Yesterday, as I was running around the placid waters of Town Lake, a warm March wind blew against my skin, and I thought of the days we ran the same route together, talking big talk. Alas, we’re now running in different circles.
You’re the smartest guy I know in Democratic politics, buddy, so you’ve gotta be feeling some pain these days. Your man Clinton had to be yanked off the stage, but not before Hillary had already grabbed the china and he had smacked the hell out of the pardon piñata. I noticed that even you, the lone Shiite soldier through the Monica mess, had to admit finally that the Big Guy had gone too far. At a recent movie screening I attended at ten o’clock, Miramax’s Harvey Weinstein allowed how it was a good thing that President Bush wasn’t invited, because he’d already be in bed. But since Clinton’s pardon abuses were attributed in part to the fact that he hadn’t gotten enough sleep, shouldn’t we be glad to have a president who gets a little shut-eye before going to work in the morning and negotiating on behalf of the free world?
Please, please, please keep underestimating President Bush. Continue to question his intelligence. As our communist columnist friend at the Washington Post, E. J. Dionne, observed: “You’re encouraging the heartland to think you’re a bunch of elitists.” Even partisans admit that the president has had a phenomenal debut: great appointments and a focused agenda reflecting the priorities established during the campaign. And what of the Democrats? Well, once again, don’t take it from me. Take it from another liberal columnist, Frank Rich of the New York Times: “The party that won the popular vote on November 7 stands for little and has no evident leaders.”

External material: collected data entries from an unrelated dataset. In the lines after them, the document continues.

@@ -194,9 +200,20 @@
     return VITED_OK;
 }
 
+template <int EPI> static inline int nt_areg_waves(int64_t ldb, int64_t M, int64_t N, int64_t K) {
+    if (!gemm_nt_areg_supported(ldb, M, N, K, EPI)) return 0;
+#ifdef VITED_TUNING
+    if (const char* force = getenv("VITED_NT_AREG")) return atoi(force);
+#endif
+    if (EPI == VITED_EPI_MUL) return 8;
+    if (EPI == VITED_EPI_STORE && N >= 1152 && M >= 65536) return 4;
+    return 0;
+}
+
 template <int EPI>
 static int dispatch_nt(const bf16* a, int64_t lda, const bf16* b, int64_t ldb, int64_t M, int64_t N, int64_t K, const EpiParams& ep,
                        hipStream_t s) {
+    if (const int waves = nt_areg_waves<EPI>(ldb, M, N, K)) return gemm_nt_areg(a, lda, b, ldb, M, N, EPI, waves, ep, s);
     bool shallow = K <= 512 && N >= 768;
     constexpr bool tall_epi = EPI == VITED_EPI_STORE || EPI == VITED_EPI_MUL || EPI == VITED_EPI_GELU_GRAD;
     bool tall = tall_epi && shallow && N >= 768 && M >= 8192;
diff --git a/vit-ed_amd/csrc/gemm_nt_k384.hip b/vit-ed_amd/csrc/gemm_nt_k384.hip
--- /dev/null
+++ b/vit-ed_amd/csrc/gemm_nt_k384.hip
@@ -0,0 +1,245 @@
+#include <mutex>
+#include <type_traits>
+
+#include "gemm_kernels.h"
+#include "gemm_nt_epilogue.h"
+#include "gemm_lds.h"
+
+#define NT_AREG_CHUNK_BYTES (128 * 128)
+#define NT_AREG_KSTEPS 12
+#define NT_AREG_MAX_N 2048
+
+static constexpr __host__ __device__ int nt_areg_slots(int waves, int epi) { return waves == 8 && epi != VITED_EPI_MUL ? 6 : 3; }
+static constexpr __host__ __device__ bool nt_areg_aux_lds(int waves, int epi) { return waves == 8 && epi == VITED_EPI_MUL; }
+#define NT_AREG_AUX_BYTES (32 * 128 * 2)
+static constexpr __host__ __device__ int nt_areg_lds_bytes(int waves, int epi) {
+    return nt_areg_slots(waves, epi) * NT_AREG_CHUNK_BYTES + waves * SCRATCH_BYTES + NT_AREG_MAX_N * 4 +
+           (nt_areg_aux_lds(waves, epi) ? waves * NT_AREG_AUX_BYTES : 0);
+}
+
+template <int EPI, int WAVES>
+__global__ void __launch_bounds__(64 * WAVES) __attribute__((amdgpu_waves_per_eu(2, 2)))
+gemm_nt_areg_kernel(const bf16* __restrict__ A, int64_t lda, const bf16* __restrict__ W, int64_t ldw, int64_t M, int64_t N,
+                    int tiles_n, int nitems, EpiParams ep) {
+    extern __shared__ __attribute__((aligned(16))) char smem[];
+    using C = NtCfg<64>;
+    constexpr int PM = 32 * WAVES;
+    constexpr int PER = 16 / WAVES;
+    constexpr int S = nt_areg_slots(WAVES, EPI), D = S - 1;
+    constexpr bool AUX_LDS = nt_areg_aux_lds(WAVES, EPI);
+    static_assert(!AUX_LDS || D < 6, "a chunk issued behind the multiplier rows must be waited for before the epilogue");
+    constexpr int E = EPI == VITED_EPI_STORE || AUX_LDS ? 8 : 16;
+    const int lane = threadIdx.x & 63;
+    const int wave = __builtin_amdgcn_readfirstlane(threadIdx.x >> 6);
+    const int fr = lane & 15, fq = lane >> 4;
+
+    const int share = xcd_remap(blockIdx.x, gridDim.x);
+    const int begin = (int)((int64_t)share * nitems / gridDim.x), end = (int)((int64_t)(share + 1) * nitems / gridDim.x);
+    if (begin >= end) return;
+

This whole scenario reminds me of early 1992, when the Republicans were running around whining that Clinton had stolen all their issues. You better start looking for Moses, amigo, ‘cause you guys are in the desert.
Carry on—regardless, Mckinnon
Big Mac, We’re not only running in different circles but also in opposite directions. As I train for the Boston Marathon up here in Washington, D.C., my heart longs to be with you on the shores of our beloved Town Lake. But no setting, no matter how idyllic, can pretty up what your man Bush is doing to the land we love.
As that wind caresses your skin, think about the higher levels of CO2 that will be in the air because Junior broke his campaign promise to crack down on those global-warming emissions. The power generators Duking It Outwho spew that crap gave W. and his fellow Republicans $12.4 million. They know the real deal: Bush has the office, but the polluters have the power. Like any good Texan, he’s dancin’ with them that brung him.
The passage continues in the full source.